We've had alot of baritone talk from Posa to Rigoletto to Warren and "are they really tenors?" The name I don't remember hearing mentioned is Lawrence Tibbet.

Late enough to have recorded electronically and have the beauty in his voice very apparent, he long ago became a favorite of mine. I didn't go back and listen to alot of cuts for the virtues I would mention but this "Eri Tu" brought back that rich natural sound, great alternation between declamation and lyricism and always the sense that he is a living human being really speaking this.

Any one else hear what I hear?....or something else?


----------



## Woodduck (Mar 17, 2014)

Scott, this thread appears in duplicate. Better contact a mod and ask to have one of them deleted, or chaos will reign!


----------



## BalalaikaBoy (Sep 25, 2014)

Yes. He is a lighter baritone, but that's definitely a baritone timbre and tessitura.


----------



## Woodduck (Mar 17, 2014)

I think Tibbett was the finest baritone America ever produced, maybe the only one on a par with the Golden Age Italians.


----------



## BalalaikaBoy (Sep 25, 2014)

Woodduck said:


> I think Tibbett was the finest baritone America ever produced, maybe the only one on a par with the Golden Age Italians.


Better than Warren, Merrill and MacNeil?


----------



## vivalagentenuova (Jun 11, 2019)

BalalaikaBoy said:


> Better than Warren, Merrill and MacNeil?


Much.
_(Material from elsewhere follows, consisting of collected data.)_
template <typename TO>
__global__ __launch_bounds__(256) void xrmsnorm_kernel(const float* __restrict__ x, int ldx, TO* __restrict__ out, int ldo,
                                                       int R, int D, const float* __restrict__ gvec, int planar = 0) {
    const int lane = threadIdx.x & 63;
    const int r = blockIdx.x * 4 + (threadIdx.x >> 6);
    if (r >= R) return;
    const float* xr = x + (size_t)r * ldx;
    float4 v[8];
    float q = 0.f;
#pragma unroll
    for (int i = 0; i < 8; ++i) {
        const int c = lane * 4 + i * 256;
        v[i] = c < D ? *reinterpret_cast<const float4*>(xr + c) : make_float4(0, 0, 0, 0);
        q += (v[i].x * v[i].x + v[i].y * v[i].y) + (v[i].z * v[i].z + v[i].w * v[i].w);
    }
    const float nrm = fmaxf(sqrtf(wave_sum(q)), 1e-12f);
    const float sc = sqrtf((float)D) / nrm;
#pragma unroll
    for (int i = 0; i < 8; ++i) {
        const int c = lane * 4 + i * 256;
        if (c < D) {
            const float4 gg = *reinterpret_cast<const float4*>(gvec + c);
            store4_at(out + (size_t)r * ldo, c, planar, v[i].x * sc * gg.x, v[i].y * sc * gg.y, v[i].z * sc * gg.z, v[i].w * sc * gg.w);
        }
    }
}
template <typename TO>
inline void launch_xrmsnorm(hipStream_t s, const float* x, TO* out, int rows, int D, const float* g, int planar) {
    hipLaunchKernelGGL((xrmsnorm_kernel<TO>), dim3((rows + 3) / 4), dim3(256), 0, s, x, D, out, D, rows, D, g, planar);
}

template <typename T>
__global__ void pack_input_kernel(const float* __restrict__ x, const float* __restrict__ cond,
                                  const float* __restrict__ text_c, const float* __restrict__ text_u,
                                  T* __restrict__ out, int ldo, int B, int Bp, int N, int mel, int Dt, int drop_cond_first,
                                  const int2* __restrict__ rowmap = nullptr, const int* __restrict__ row_limit = nullptr,
                                  const int* __restrict__ lens = nullptr) {
    const int K4 = (2 * mel + Dt) / 4;
    const long total = (rowmap ? (long)*row_limit : (long)Bp * N) * K4;
    for (long idx = blockIdx.x * (long)blockDim.x + threadIdx.x; idx < total; idx += (long)gridDim.x * blockDim.x) {
        const int c = (int)(idx % K4) * 4;
        const long row = idx / K4;
        int n = (int)(row % N), bp = (int)(row / N);
        if (rowmap) { const int2 m = rowmap[row]; bp = m.x; n = m.y; }
        const bool un = bp >= B;
        const int b = un ? bp - B : bp;
        float4 v;
        if (rowmap && n >= lens[b]) v = make_float4(0, 0, 0, 0);
        else if (c < mel) v = *reinterpret_cast<const float4*>(x + ((size_t)b * N + n) * mel + c);
        else if (c < 2 * mel)
            v = (un || drop_cond_first) ? make_float4(0, 0, 0, 0)
                                        : *reinterpret_cast<const float4*>(cond + ((size_t)b * N + n) * mel + (c - mel));
        else
            v = *reinterpret_cast<const float4*>((un ? text_u : text_c) + ((size_t)b * N + n) * Dt + (c - 2 * mel));
        store4(out + (size_t)row * ldo + c, v.x, v.y, v.z, v.w);
    }
}
template <typename T>
inline void launch_pack_input(hipStream_t s, const float* x, const float* cond, const float* text_c, const float* text_u, T* out, int ldo, int B,
                              int Bp, int N, int mel, int Dt, int drop_cond_first, const int2* rowmap, const int* row_limit, const int* lens) {
    const int rows = Bp * N, kin = 2 * mel + Dt;
    hipLaunchKernelGGL((pack_input_kernel<T>), dim3(ew_blocks((long)rows * kin / 4)), dim3(256), 0, s, x, cond, text_c, text_u, out, ldo, B, Bp,
                       N, mel, Dt, drop_cond_first, rowmap, row_limit, lens);
}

Merrill is the only one who comes close, and that's primarily for beauty of sound.


----------



## nina foresti (Mar 11, 2014)

It's Tibbett.


----------



## Woodduck (Mar 17, 2014)

BalalaikaBoy said:


> Better than Warren, Merrill and MacNeil?


Uh huh. ..................


----------



## Bonetan (Dec 22, 2016)

I'm a fan. Like BBoy said, not a big voice, but a fine singer and actor from all accounts. I agree with Woodduck's post and also with Viva's opinion that only Merrill can compare as far as American baritones.


----------



## Art Rock (Nov 28, 2009)

Woodduck said:


> Scott, this thread appears in duplicate. Better contact a mod and ask to have one of them deleted, or chaos will reign!


It's gone .


----------



## Seattleoperafan (Mar 24, 2013)

Bonetan said:


> I'm a fan. Like BBoy said, not a big voice, but a fine singer and actor from all accounts. I agree with Woodduck's post and also with Viva's opinion that only Merrill can compare as far as American baritones.


I discovered him researching the contests and thought his voice was very beautiful. Therefore he is well represented in the contests. He was in a lot of movies including one scene of him singing shirtless.


----------



## wkasimer (Jun 5, 2017)

BalalaikaBoy said:


> Better than Warren, Merrill and MacNeil?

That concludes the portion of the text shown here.